You cannot, as the old saying goes, make a silk purse out of a sow's ear - unless, of course, you happen to be Irish, in which case the multitude of necessities under which your people have labored over many centuries has become the mother of many wonderful inventions in poetry and song. For all of its scenic beauty, Ireland has always been a very difficult place to live - cold, wet, foul weather, soil too rocky and rough to farm effectively, the watchful and often intrusive eyes of the church on your conduct - and the always intrusive presence in history of that large nation full of Saxons just to the east across the Irish Sea. The Irish genius for survival in the face of such difficulties has a lot to do with the people's ability to make the aforementioned silk purses, or lemonade out of lemons, if you prefer - and nowhere is this more apparent than in the music of the island, which runs the gamut from dark melancholy to light-stepping merriment with plenty of stops at heroic anthem in between.

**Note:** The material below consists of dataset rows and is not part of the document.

CDC_OK = 0
CDC_EOF = 1
CDC_NEED_DATA = 2
CDC_E_INVALID = -1
CDC_E_UNSUPPORTED = -2
CDC_E_NOSPACE = -3
CDC_E_DEVICE = -4
CDC_E_NOMEM = -5
CDC_E_NORMAL_SIZE = -6
CDC_E_MIN_SIZE = -7
CDC_E_MAX_SIZE = -8
CDC_E_IO = -9
CDC_E_NOT_INIT = -10
CDC_E_NO_DEVICE = -11
CDC_E_AUTH = -12
CDC_E_CORRUPT = -13
CDC_E_MISMATCH = -14
# ... 251 lines not shown
    "cdc_archive_new": (ctypes.c_int, [ctypes.c_int, _P(cdc_archive_opts), _P(ctypes.c_void_p)]),
    "cdc_archive_add_packfile": (ctypes.c_int, [ctypes.c_void_p, ctypes.c_void_p, ctypes.c_uint64]),
    "cdc_archive_add_packfile_path": (ctypes.c_int, [ctypes.c_void_p, ctypes.c_char_p]),
    "cdc_archive_run": (ctypes.c_int, [ctypes.c_void_p, _P(cdc_archive_entry), ctypes.c_int, ctypes.c_char_p,
                                       ARCHIVE_DATA_FN, ARCHIVE_ENTRY_FN, ctypes.c_void_p, _P(cdc_archive_stats)]),
    "cdc_archive_free": (None, [ctypes.c_void_p]),
    "cdc_set_debug_mode": (ctypes.c_int, [ctypes.c_int]),
    "cdc_gear_is_placeholder": (ctypes.c_int, []),
    "cdc_set_maskl_index_mode": (ctypes.c_int, [ctypes.c_int]),
    "cdc_backup_run": (ctypes.c_int, [ctypes.c_int, _P(ctypes.c_char_p), ctypes.c_int, _P(cdc_backup_opts),
                                      BACKUP_FILE_FN, BACKUP_PACK_FN, ctypes.c_void_p, _P(cdc_backup_stats)]),
    "cdc_backup_new": (ctypes.c_int, [ctypes.c_int, _P(cdc_backup_opts), _P(ctypes.c_void_p)]),
    "cdc_backup_files": (ctypes.c_int, [ctypes.c_void_p, _P(ctypes.c_char_p), ctypes.c_int, BACKUP_FILE_FN,
                                        BACKUP_PACK_FN, ctypes.c_void_p, _P(cdc_backup_stats)]),
    "cdc_backup_free": (None, [ctypes.c_void_p]),
    "cdc_sha256": (ctypes.c_int, [ctypes.c_void_p, ctypes.c_uint64, ctypes.c_int, _P(ctypes.c_uint8)]),
    "cdc_sha256_accelerated": (ctypes.c_int, []),
    "cdc_chunk_entropy_device_async": (ctypes.c_int, [ctypes.c_int, ctypes.c_void_p, ctypes.c_uint64, ctypes.c_void_p,
                                                      ctypes.c_void_p]),
    "cdc_debug_maskl_state": (ctypes.c_int, [ctypes.c_int, _P(ctypes.c_uint32), _P(ctypes.c_uint64)]),
    "cdc_debug_stream_read": (ctypes.c_int, [ctypes.c_int, ctypes.c_void_p, ctypes.c_uint64, ctypes.c_int,
                                             ctypes.c_double * 3, ctypes.c_double * 3, ctypes.c_void_p]),
    "cdc_debug_set_digest_lanes": (ctypes.c_int, [ctypes.c_uint64]),
    "cdc_profile_enable": (ctypes.c_int, [ctypes.c_int]),
    "cdc_profile_collect": (ctypes.c_int, [_P(ctypes.c_double), _P(ctypes.c_double),
                                           _P(ctypes.c_uint64), _P(ctypes.c_uint64)]),
}

_lib = None
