@@ -357,8 +351,6 @@
 		}
 	}
 
-	typedef const __attribute__(( address_space( 3 ))) f4* lds_cf4;
-	typedef __attribute__(( address_space( 3 ))) f4* lds_f4;
 	typedef const __attribute__(( address_space( 3 ))) f2* lds_cf2;
 	typedef __attribute__(( address_space( 3 ))) f2* lds_f2;
 	auto lo16 = []( const unsigned v ) -> unsigned
@@ -524,7 +516,9 @@
 	constexpr int NH1 = ( CN + U2_NT - 1 ) / U2_NT;
 	constexpr int H1EVERY = U2_RB / NH1;
 	static_assert( NH1 <= U2_RB, "H1 iterations must fit into the marching steps" );
-	static_assert( !VT || ( NH1 == 3 && CN == CN0 && RPI == RPI0 ), "VT: packed H1 addresses" );
+	static_assert( !VT || ( NH1 == 3 && 2 * NH1 == UP2_H1_LONG &&
+		UP2_H1_SHORT == UP2_H1_LONG - 1 && CN == CN0 && RPI == RPI0 ),
+		"VT: H1 runs of 6 and 5 pixels in three slices of two" );
 
 	auto h1_iter = [&]( const int k, const f2 ( &h )[ 4 ])
 	{
@@ -544,20 +538,33 @@
 		}
 	};
 
-	auto h1_iter_p = [&]( const int k, const f2 ( &h )[ 4 ])
-	{
-		const unsigned sa = ( k == 0 ? lo16( pkB ) : k == 1 ? hi16( pkB ) :
-			lo16( pkC ));
-		const unsigned da = ( k == 2 ? hi16( pkC ) :
-			lo16( pkD ) + k * U2_NT * 16 );
-		const lds_cf4 s = (lds_cf4) (unsigned long long) sa;
-		const f4 s0 = s[ 0 ], s1 = s[ 1 ], s2 = s[ 2 ], s3 = s[ 3 ];
-		const f4 s4 = s[ 4 ], s5 = s[ 5 ], s6 = s[ 6 ];
-		f4 a = tmul( h[ 0 ], s3 );
-		a = a + tmul( h[ 1 ], s4 + s2 );
-		a = a + tmul( h[ 2 ], s5 + s1 );
-		a = a + tmul( h[ 3 ], s6 + s0 );
-		*(lds_f4) (unsigned long long) da = a;
+	auto h1_run = [&]( const int k, const f2 ( &h )[ 4 ])
+	{
+		const unsigned back = ( k == NH1 - 1 ? wave * 16 : 0 );
+		const lds_cf2 s = (lds_cf2) (unsigned long long)
+			( lo16( pkB ) + k * 32 - back );
+		const lds_f2 d = (lds_f2) (unsigned long long)
+			( hi16( pkB ) + k * 32 - back );
+		f2 w[ 8 ];
+#pragma unroll
+		for( int i = 0; i < 8; i++ ) w[ i ] = s[ i * 2 ];
+
+#ifdef U2_H1PINV
+		asm volatile( "" : "+v"( w[ 0 ]), "+v"( w[ 1 ]), "+v"( w[ 2 ]),
+			"+v"( w[ 3 ]), "+v"( w[ 4 ]), "+v"( w[ 5 ]), "+v"( w[ 6 ]),
+			"+v"( w[ 7 ]) :: "memory" );
+#else
+		asm volatile( "" ::: "memory" );
+#endif
+#pragma unroll
+		for( int j = 0; j < 2; j++ )
+		{
+			f2 a = h[ 0 ] * w[ j + 3 ];
+			a = a + h[ 1 ] * ( w[ j + 4 ] + w[ j + 2 ]);
+			a = a + h[ 2 ] * ( w[ j + 5 ] + w[ j + 1 ]);
+			a = a + h[ 3 ] * ( w[ j + 6 ] + w[ j ]);
+			d[ j * 2 ] = a;
+		}
 	};
 
 	auto h2_phase = [&]()
@@ -566,7 +573,7 @@
 		{
 			const TapsI H = load_taps_i( P.coef );
 			const lds_cf2 c = (lds_cf2) (unsigned long long) lo16( pkA );
-			const lds_f2 t0 = (lds_f2) (unsigned long long) hi16( pkD );
+			const lds_f2 t0 = (lds_f2) (unsigned long long) pkD;
 			constexpr int NP = 3 * U2_HS + 13;
 			constexpr int PB = U2_H2PB;
 			constexpr int NB = ( NP + PB - 1 ) / PB;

Take, for example, our song this week, the old folk chestnut "Molly Malone," that seemingly almost humorous and mawkish memorial to a street girl of Dublin. My folk world friend Joe Belogi posted a fine performance of the tune on Facebook a week or two ago (and that was what got me thinking about the song - thanks, Joe!) with the remark that it must have been a pretty tough gig to be a fishmonger and even tougher to avoid becoming one if you came from a long line of fishmongers, as sweet Molly did. Yes - and that is precisely the point, as we shall see.
As with many a song with no known author, "Molly Malone" has created more than its share of arguments as to its origin. There is a persistent myth in Ireland that Molly was a real girl, and the City of Dublin a couple of decades back declared that they had made a positive identification of the inspiration for the song, a Molly M. who died in 1699 and for whom the song was composed. The fact that no copy of the tune exists before 1880 or so casts doubt on such a claim, however, and the chord structure and lilting 3/4 waltz rhythm just aren't right for an 18th or early 19th century Irish street song. They are, on the other hand, perfectly in keeping with the kinds of songs being written in (perish the thought) the English music halls of the day, mocking the Irish and their sentimentality. Nor does it help that the oldest published version of "Molly Malone" actually comes from Scotland, albeit with the same reference to Dublin in the lyric.
Compounding the problem is the statue pictured above, created by prominent Irish sculptor Jeanne Rynhart as part of a millennium celebration in Dublin in 1988. Rynhart has clearly played off of the other part of the Molly myth - that though a fishmonger by day she was a prostitute by night, which would account for the state of partial undress in the depiction. While it is true that in English slang going back to Shakespeare "fishmonger" was synonymous with pimp, such a suggestion in a clearly plaintive and melancholy song imputes a grittier historical reality than the lyrics and music warrant - that a girl selling fish was but a step away from whoring. A Dublin girl hawking seafood was in the exact same position and economic straits as a flower girl in London like Eliza Doolittle of My Fair Lady fame - and does anyone want to turn Julie Andrews (the originator of the role on stage - I never bought into cinema's Audrey Hepburn) into a streetwalker?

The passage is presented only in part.